### HOW TO COMPLETE THIS TASK
Go over the listing below line by line and tally those containing "atoi". Give only the tally.
───
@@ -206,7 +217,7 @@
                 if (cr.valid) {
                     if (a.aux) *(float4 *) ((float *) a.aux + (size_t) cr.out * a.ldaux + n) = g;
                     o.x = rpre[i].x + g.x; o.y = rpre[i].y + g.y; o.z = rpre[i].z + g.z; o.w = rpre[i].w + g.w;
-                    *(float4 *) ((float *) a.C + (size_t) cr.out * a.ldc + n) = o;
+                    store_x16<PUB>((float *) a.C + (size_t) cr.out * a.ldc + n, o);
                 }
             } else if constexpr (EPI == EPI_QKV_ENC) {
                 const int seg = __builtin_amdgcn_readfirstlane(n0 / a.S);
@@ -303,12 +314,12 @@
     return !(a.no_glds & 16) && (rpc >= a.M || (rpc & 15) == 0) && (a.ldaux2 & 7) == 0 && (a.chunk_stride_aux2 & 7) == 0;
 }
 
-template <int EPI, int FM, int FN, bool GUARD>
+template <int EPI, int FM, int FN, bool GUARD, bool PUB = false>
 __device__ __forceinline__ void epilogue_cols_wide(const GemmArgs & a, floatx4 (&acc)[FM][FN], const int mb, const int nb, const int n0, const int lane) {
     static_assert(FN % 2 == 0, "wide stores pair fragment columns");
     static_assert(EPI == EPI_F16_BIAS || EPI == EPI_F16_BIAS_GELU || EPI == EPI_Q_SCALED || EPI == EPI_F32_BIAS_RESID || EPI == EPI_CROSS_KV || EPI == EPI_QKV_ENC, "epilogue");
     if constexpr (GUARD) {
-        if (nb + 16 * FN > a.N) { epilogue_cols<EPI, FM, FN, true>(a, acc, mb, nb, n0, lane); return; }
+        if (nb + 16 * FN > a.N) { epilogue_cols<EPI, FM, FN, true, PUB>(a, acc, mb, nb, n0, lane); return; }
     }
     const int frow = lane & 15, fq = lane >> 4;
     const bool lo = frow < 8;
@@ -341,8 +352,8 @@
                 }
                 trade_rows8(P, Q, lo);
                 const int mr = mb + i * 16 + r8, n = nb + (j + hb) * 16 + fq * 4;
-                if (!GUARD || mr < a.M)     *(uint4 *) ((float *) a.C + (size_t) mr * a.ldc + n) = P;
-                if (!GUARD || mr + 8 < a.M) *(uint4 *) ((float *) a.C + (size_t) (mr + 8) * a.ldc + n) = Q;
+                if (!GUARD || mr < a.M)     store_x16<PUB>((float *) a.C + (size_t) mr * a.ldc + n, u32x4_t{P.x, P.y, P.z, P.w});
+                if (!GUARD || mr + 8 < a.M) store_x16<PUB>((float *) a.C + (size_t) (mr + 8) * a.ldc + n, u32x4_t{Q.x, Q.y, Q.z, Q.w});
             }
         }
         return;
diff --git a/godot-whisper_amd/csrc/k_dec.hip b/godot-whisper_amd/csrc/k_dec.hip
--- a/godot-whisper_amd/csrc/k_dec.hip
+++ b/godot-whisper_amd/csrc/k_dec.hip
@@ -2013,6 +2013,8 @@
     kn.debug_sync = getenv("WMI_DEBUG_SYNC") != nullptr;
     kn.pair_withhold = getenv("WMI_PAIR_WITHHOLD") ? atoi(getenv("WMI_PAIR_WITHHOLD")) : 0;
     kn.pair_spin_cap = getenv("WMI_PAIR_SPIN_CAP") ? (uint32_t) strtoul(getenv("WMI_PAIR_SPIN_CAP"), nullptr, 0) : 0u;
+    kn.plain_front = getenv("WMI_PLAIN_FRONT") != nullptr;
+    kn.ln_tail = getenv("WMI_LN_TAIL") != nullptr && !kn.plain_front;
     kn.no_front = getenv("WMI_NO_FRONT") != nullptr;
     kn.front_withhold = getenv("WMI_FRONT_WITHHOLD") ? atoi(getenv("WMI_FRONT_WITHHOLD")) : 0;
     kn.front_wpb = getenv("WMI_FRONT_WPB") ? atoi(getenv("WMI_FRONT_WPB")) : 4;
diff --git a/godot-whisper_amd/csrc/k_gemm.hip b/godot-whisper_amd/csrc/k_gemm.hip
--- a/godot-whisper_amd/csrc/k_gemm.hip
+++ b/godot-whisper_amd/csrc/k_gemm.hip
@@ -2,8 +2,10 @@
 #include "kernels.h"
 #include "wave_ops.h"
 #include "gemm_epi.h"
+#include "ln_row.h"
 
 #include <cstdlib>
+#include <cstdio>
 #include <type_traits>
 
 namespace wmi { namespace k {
───
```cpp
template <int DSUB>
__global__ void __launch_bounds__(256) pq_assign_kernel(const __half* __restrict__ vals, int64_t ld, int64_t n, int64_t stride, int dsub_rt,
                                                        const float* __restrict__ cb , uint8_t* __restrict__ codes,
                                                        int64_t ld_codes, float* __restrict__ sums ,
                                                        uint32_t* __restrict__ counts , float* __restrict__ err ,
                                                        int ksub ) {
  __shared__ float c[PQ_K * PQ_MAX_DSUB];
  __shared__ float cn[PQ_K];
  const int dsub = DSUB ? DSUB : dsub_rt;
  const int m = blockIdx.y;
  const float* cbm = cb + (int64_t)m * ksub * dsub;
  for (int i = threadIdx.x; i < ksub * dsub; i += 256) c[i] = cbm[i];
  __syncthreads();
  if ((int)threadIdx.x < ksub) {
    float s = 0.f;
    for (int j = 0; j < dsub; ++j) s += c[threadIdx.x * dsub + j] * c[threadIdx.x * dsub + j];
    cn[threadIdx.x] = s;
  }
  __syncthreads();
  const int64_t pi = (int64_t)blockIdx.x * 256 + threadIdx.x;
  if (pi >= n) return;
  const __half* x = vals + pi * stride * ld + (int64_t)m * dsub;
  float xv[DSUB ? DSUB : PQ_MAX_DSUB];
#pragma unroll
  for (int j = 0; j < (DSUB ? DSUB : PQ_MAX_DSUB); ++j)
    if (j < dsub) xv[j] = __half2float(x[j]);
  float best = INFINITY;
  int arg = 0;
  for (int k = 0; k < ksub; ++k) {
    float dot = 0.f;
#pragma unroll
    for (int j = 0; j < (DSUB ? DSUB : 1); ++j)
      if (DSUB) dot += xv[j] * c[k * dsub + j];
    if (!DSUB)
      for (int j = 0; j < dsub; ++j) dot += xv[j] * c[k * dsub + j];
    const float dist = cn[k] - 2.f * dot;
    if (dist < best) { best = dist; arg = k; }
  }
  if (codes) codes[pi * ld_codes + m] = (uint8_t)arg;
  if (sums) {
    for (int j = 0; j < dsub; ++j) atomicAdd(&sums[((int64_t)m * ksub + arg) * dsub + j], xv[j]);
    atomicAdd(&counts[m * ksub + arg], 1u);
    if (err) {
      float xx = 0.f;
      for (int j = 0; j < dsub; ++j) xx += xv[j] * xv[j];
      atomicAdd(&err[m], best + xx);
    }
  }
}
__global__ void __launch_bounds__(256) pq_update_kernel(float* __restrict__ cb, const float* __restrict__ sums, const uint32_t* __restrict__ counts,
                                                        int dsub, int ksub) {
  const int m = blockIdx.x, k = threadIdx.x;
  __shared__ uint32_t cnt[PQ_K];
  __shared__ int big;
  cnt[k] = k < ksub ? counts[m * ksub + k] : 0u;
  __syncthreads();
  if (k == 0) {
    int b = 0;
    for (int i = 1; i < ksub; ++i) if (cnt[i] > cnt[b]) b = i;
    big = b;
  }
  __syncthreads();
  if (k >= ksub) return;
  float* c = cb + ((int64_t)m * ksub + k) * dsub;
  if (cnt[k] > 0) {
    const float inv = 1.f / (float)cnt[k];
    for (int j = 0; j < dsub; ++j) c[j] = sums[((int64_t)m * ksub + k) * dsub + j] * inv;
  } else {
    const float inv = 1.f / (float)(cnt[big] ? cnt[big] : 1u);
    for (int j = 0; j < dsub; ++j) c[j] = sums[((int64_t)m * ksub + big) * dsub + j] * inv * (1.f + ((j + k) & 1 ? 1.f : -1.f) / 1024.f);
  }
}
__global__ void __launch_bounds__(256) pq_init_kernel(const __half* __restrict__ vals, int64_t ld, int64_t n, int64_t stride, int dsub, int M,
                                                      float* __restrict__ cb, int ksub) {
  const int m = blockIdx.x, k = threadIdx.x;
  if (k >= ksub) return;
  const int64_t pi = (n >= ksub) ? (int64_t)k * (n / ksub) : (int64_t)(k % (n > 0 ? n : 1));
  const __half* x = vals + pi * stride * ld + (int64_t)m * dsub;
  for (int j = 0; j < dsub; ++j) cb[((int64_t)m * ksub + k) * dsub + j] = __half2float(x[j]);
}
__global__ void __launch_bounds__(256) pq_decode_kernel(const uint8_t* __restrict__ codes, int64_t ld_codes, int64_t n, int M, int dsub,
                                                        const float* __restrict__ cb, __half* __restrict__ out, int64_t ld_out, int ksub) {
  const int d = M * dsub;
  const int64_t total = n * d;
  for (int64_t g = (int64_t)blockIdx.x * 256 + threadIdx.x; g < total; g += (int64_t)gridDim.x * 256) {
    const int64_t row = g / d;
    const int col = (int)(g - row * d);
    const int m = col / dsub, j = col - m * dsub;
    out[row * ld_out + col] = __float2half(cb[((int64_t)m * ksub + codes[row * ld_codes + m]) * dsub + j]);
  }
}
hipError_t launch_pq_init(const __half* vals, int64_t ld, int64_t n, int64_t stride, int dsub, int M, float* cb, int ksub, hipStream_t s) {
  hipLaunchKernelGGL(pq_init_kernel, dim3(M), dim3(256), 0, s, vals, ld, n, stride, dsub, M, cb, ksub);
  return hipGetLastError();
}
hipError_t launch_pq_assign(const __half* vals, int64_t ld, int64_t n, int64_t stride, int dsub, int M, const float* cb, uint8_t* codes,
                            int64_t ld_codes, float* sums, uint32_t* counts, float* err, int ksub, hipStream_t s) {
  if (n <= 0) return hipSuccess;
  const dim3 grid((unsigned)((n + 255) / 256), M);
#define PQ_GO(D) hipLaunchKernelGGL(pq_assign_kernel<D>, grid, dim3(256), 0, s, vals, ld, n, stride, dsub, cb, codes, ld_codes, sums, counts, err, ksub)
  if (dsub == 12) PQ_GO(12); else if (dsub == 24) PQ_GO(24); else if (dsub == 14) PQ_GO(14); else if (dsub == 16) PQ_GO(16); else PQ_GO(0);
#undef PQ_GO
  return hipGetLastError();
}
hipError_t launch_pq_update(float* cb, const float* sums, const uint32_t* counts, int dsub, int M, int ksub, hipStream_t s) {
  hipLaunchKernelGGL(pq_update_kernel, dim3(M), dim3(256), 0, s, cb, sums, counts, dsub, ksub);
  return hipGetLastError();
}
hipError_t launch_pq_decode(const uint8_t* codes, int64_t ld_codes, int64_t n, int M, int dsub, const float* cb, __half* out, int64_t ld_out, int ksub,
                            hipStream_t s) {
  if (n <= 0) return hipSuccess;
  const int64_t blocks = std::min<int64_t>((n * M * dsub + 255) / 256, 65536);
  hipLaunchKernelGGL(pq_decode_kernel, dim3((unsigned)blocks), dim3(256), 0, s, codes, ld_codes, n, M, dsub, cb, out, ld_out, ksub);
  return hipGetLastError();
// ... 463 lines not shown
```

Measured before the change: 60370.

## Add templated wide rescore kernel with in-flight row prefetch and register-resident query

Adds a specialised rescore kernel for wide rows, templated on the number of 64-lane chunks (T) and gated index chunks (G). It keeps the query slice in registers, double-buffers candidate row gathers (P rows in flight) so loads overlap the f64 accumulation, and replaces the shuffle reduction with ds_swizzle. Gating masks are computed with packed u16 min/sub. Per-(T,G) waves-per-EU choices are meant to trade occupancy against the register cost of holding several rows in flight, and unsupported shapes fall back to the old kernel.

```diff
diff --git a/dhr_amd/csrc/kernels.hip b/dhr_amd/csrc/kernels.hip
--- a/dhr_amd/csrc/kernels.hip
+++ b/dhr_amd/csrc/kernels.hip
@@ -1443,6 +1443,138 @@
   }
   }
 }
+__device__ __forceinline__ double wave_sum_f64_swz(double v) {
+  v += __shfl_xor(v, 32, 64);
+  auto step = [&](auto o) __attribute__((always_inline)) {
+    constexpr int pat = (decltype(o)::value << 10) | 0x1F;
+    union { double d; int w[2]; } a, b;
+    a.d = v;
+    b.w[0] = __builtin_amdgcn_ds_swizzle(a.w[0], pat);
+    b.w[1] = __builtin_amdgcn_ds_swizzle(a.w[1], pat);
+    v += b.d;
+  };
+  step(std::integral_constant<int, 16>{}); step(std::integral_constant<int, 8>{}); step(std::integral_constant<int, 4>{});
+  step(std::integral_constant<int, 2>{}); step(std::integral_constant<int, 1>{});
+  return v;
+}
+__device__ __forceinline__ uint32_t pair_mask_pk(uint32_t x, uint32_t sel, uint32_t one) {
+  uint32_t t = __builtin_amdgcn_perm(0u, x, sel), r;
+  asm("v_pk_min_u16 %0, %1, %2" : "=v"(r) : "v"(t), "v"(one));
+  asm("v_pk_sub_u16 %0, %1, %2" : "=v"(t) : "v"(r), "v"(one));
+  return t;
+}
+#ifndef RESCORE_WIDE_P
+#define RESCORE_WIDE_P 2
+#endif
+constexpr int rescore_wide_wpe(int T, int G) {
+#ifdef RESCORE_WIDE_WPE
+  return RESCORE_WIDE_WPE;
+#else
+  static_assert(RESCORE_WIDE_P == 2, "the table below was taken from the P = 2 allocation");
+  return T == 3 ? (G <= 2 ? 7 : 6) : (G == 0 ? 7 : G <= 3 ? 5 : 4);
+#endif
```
───
### EXPECTED OUTPUT
3